I sighed and looked at the little black book. If Rudy’s name had been in it, I’d have been cooked. But while Solomon was pawing through the damned thing, I’d calmed my panic mode with the thought that a player who’d used only the initials of his conquests probably wouldn’t have put anything in the book that might identify himself.
“My God,” Cassandra said from the door, “a little black book, Billy? I’d never have taken you for an ass man. When do you have the time?”
“We ass men make the time,” I said, opening a desk drawer and tossing in the book. Now that the detectives believed it to be mine, I suppose it was, officially.
“Those insufferable cops are driving me crazy,” she said. “You think you’re rid of them, then they return. They’re like the silverfish in my apartment.”
“What can I do for you, Cassandra?”
“You wanted a report on the coq au vin dinners?”
“Right.”
“It is one of our most requested meals. And as Maurice reminded me”—Maurice Terrebone being the kitchen supervisor—“it’s all but impossible to account for every single entrée if it’s on the specials list.”
I understood what she was saying. Because the specials are often partially prepared in advance, and because it is impossible to accurately predict how many will be ordered on any given night, even with the waiters pushing them a bit, there may be as many as five or more left over at the end of the evening. These are often devoured by staff.

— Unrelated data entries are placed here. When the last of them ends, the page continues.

@@ -44,7 +52,7 @@
     for (int u = 0; u < PIECES; u++) {
         const int q = wave + 8 * u, qq = q & 31;
         const int row = 2 * qq + (lane >> 5);
-        const int chunk = (lane & 31) ^ ((row & 3) << 2);
+        const int chunk = (lane & 31) ^ ((row & 3) << 2) ^ (WGRAD_MFMA_SHAPE == 16 ? ((row >> 3) & 1) << 1 : 0);
         prow[u] = row;
         poff[u] = u < 4 ? ((size_t)row * ldg + n0) * 2 + chunk * 16 : ((size_t)row * ldx + k0) * 2 + chunk * 16;
         if (u >= 4 && chunk * 8 >= TKE) pzero = true;
@@ -67,6 +75,130 @@
         }
     };
 
+#if WGRAD_MFMA_SHAPE == 16
+    constexpr int TI2 = 2 * TI, TJ2 = 2 * TJ;
+    f4v acc[TI2][TJ2];
+#pragma unroll
+    for (int i = 0; i < TI2; i++)
+#pragma unroll
+        for (int j = 0; j < TJ2; j++)
+#pragma unroll
+            for (int e = 0; e < 4; e++) acc[i][j][e] = 0.f;
+
+    const int q4 = lane >> 4, qq = (lane & 15) >> 2, pp = lane & 3;
+    auto image = [&](int t) __attribute__((always_inline)) {
+        const int c = (2 * t + (pp >> 1)) ^ (qq << 2) ^ ((q4 & 1) << 1);
+        return (unsigned)((8 * q4 + qq) * ROWB + c * 16 + 8 * (pp & 1));
+    };
+    unsigned ga[TI2], xb[TJ2];
+#pragma unroll
+    for (int i = 0; i < TI2; i++) ga[i] = lds0 + image(wn * TI2 + i);
+#pragma unroll
+    for (int j = 0; j < TJ2; j++) xb[j] = lds0 + (unsigned)OPB + image(wk * TJ2 + j);
+    constexpr int RA = 2 * TI, RB = 2 * TJ2;
+    auto read_b = [&](unsigned stage_off, int s2, s4v (&b)[TJ2][2]) __attribute__((always_inline)) {
+        const unsigned so = stage_off + (unsigned)s2 * (32 * ROWB);
+#pragma unroll
+        for (int j = 0; j < TJ2; j++) {
+            asm volatile("ds_read_b64_tr_b16 %0, %1" : "=v"(b[j][0]) : "v"(xb[j] + so));
+            asm volatile("ds_read_b64_tr_b16 %0, %1 offset:2048" : "=v"(b[j][1]) : "v"(xb[j] + so));
+        }
+    };
+#define WGRAD_READ_A(STAGE_OFF, S2, H, A)                                                                      \
+    {                                                                                                          \
+        const unsigned so_ = (STAGE_OFF) + (unsigned)(S2) * (32 * ROWB);                                       \
+        _Pragma("unroll") for (int i = 0; i < TI; i++) {                                                       \
+            asm volatile("ds_read_b64_tr_b16 %0, %1" : "=v"(A[i][0]) : "v"(ga[(H) * TI + i] + so_));           \
+            asm volatile("ds_read_b64_tr_b16 %0, %1 offset:2048" : "=v"(A[i][1]) : "v"(ga[(H) * TI + i] + so_)); \
+        }                                                                                                      \
+    }
+#define WGRAD_MMA_HALF(H, A, B)                                                                                \
+    {                                                                                                          \
+        __builtin_amdgcn_s_setprio(1);                                                                         \
+        bf8 bf_[TJ2];                                                                                          \
+        _Pragma("unroll") for (int j = 0; j < TJ2; j++)                                                        \
+            bf_[j] = __builtin_bit_cast(bf8, __builtin_shufflevector(B[j][0], B[j][1], 0, 1, 2, 3, 4, 5, 6, 7)); \
+        _Pragma("unroll") for (int i = 0; i < TI; i++) {                                                       \
+            const bf8 af_ = __builtin_bit_cast(bf8, __builtin_shufflevector(A[i][0], A[i][1], 0, 1, 2, 3, 4, 5, 6, 7)); \
+            _Pragma("unroll") for (int j = 0; j < TJ2; j++)                                                    \
+                acc[(H) * TI + i][j] = __builtin_amdgcn_mfma_f32_16x16x32_bf16(af_, bf_[j], acc[(H) * TI + i][j], 0, 0, 0); \
+        }                                                                                                      \
+        __builtin_amdgcn_s_setprio(0);                                                                         \
+    }
+#define WGRAD_FRAGS_READY(n)                                        \
+    {                                                               \
+        asm volatile("s_waitcnt lgkmcnt(%0)" ::"n"(n) : "memory"); \
+        __builtin_amdgcn_sched_barrier(0);                          \
+    }
+
+    if (nk > 0) {
+        request(0);
+        if (1 < nk) {
+            request(1);
+            asm volatile("s_waitcnt vmcnt(%0)" ::"n"(PIECES) : "memory");
+        } else {
+            asm volatile("s_waitcnt vmcnt(0)" ::: "memory");
+        }
+        __builtin_amdgcn_s_barrier();
+        s4v ax[TI][2], ay[TI][2], ba[TJ2][2], bb[TJ2][2];
+        read_b(0u, 0, ba);
+        WGRAD_READ_A(0u, 0, 0, ax);
+        for (int P = 0; P < nk; P++) {
+            const unsigned so = (unsigned)(P & 1) * STAGEB;
+            WGRAD_READ_A(so, 0, 1, ay);
+            WGRAD_FRAGS_READY(RA);
+            WGRAD_MMA_HALF(0, ax, ba);
+            read_b(so, 1, bb);
+            WGRAD_FRAGS_READY(RB);
+            WGRAD_READ_A(so, 1, 0, ax);
+            WGRAD_MMA_HALF(1, ay, ba);
+            WGRAD_READ_A(so, 1, 1, ay);
+            WGRAD_FRAGS_READY(RA);
+            WGRAD_MMA_HALF(0, ax, bb);
+            if (P + 1 < nk) {
+                asm volatile("s_waitcnt vmcnt(0)" ::: "memory");
+                asm volatile("s_waitcnt lgkmcnt(0)" ::: "memory");
+                __builtin_amdgcn_sched_barrier(0);
+                __builtin_amdgcn_s_barrier();
+                if (P + 2 < nk) request(P + 2);
+                read_b((unsigned)((P + 1) & 1) * STAGEB, 0, ba);
+                WGRAD_READ_A((unsigned)((P + 1) & 1) * STAGEB, 0, 0, ax);
+            } else {
+                asm volatile("s_waitcnt lgkmcnt(0)" ::: "memory");
+            }
+            __builtin_amdgcn_sched_barrier(0);
+            WGRAD_MMA_HALF(1, ay, bb);
+        }
+    }
+#undef WGRAD_READ_A
+#undef WGRAD_MMA_HALF
+#undef WGRAD_FRAGS_READY
+
+    const int lk = (wk * TJ2) * 16 + (lane & 15);
+    if (S == 1) {
+#pragma unroll
+        for (int i = 0; i < TI2; i++)
+#pragma unroll
+            for (int j = 0; j < TJ2; j++)
+#pragma unroll
+                for (int e = 0; e < 4; e++) {
+                    const int n = n0 + (wn * TI2 + i) * 16 + 4 * q4 + e, k = k0 + lk + 16 * j;
+                    if (n < N && k < K) dW[(size_t)n * ldw + k] = acc[i][j][e];
+                }
+        return;
+    }
+    float *mine = part + ((size_t)slice * gridDim.x / S + tile) * (size_t)(TN * TKE);
+#pragma unroll
+    for (int i = 0; i < TI2; i++)
+#pragma unroll
+        for (int j = 0; j < TJ2; j++)
+#pragma unroll
+            for (int e = 0; e < 4; e++) {
+                const int ln = (wn * TI2 + i) * 16 + 4 * q4 + e;
+                mine[(size_t)ln * TKE + lk + 16 * j] = acc[i][j][e];
+            }
+}
+#else
     f16v acc[TI][TJ];
 #pragma unroll
     for (int i = 0; i < TI; i++)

“I’ve accounted for the served entrées,” Cassandra said, “and the takeouts. That only cost me an hour and a half studying receipts, which in turn led to my developing a killer headache. I think I may need glasses. Are contacts covered by our health insurance?”
“You’d know more about that than I,” I said. “Thank you for the coq au vin report, Cassandra. And would you do me a big favor? Before the silverfish cops take all the steaks from kitchen, set two aside for me.”
She rolled her eyes. “My boss, an ass man.”
“Spread the word,” I said. “But mention I’m not so jaded I’d turn my nose up at a pair of nice round breasts.”
“Sometimes, Billy, you really disgust me.”
“Don’t forget the steaks,” I reminded her.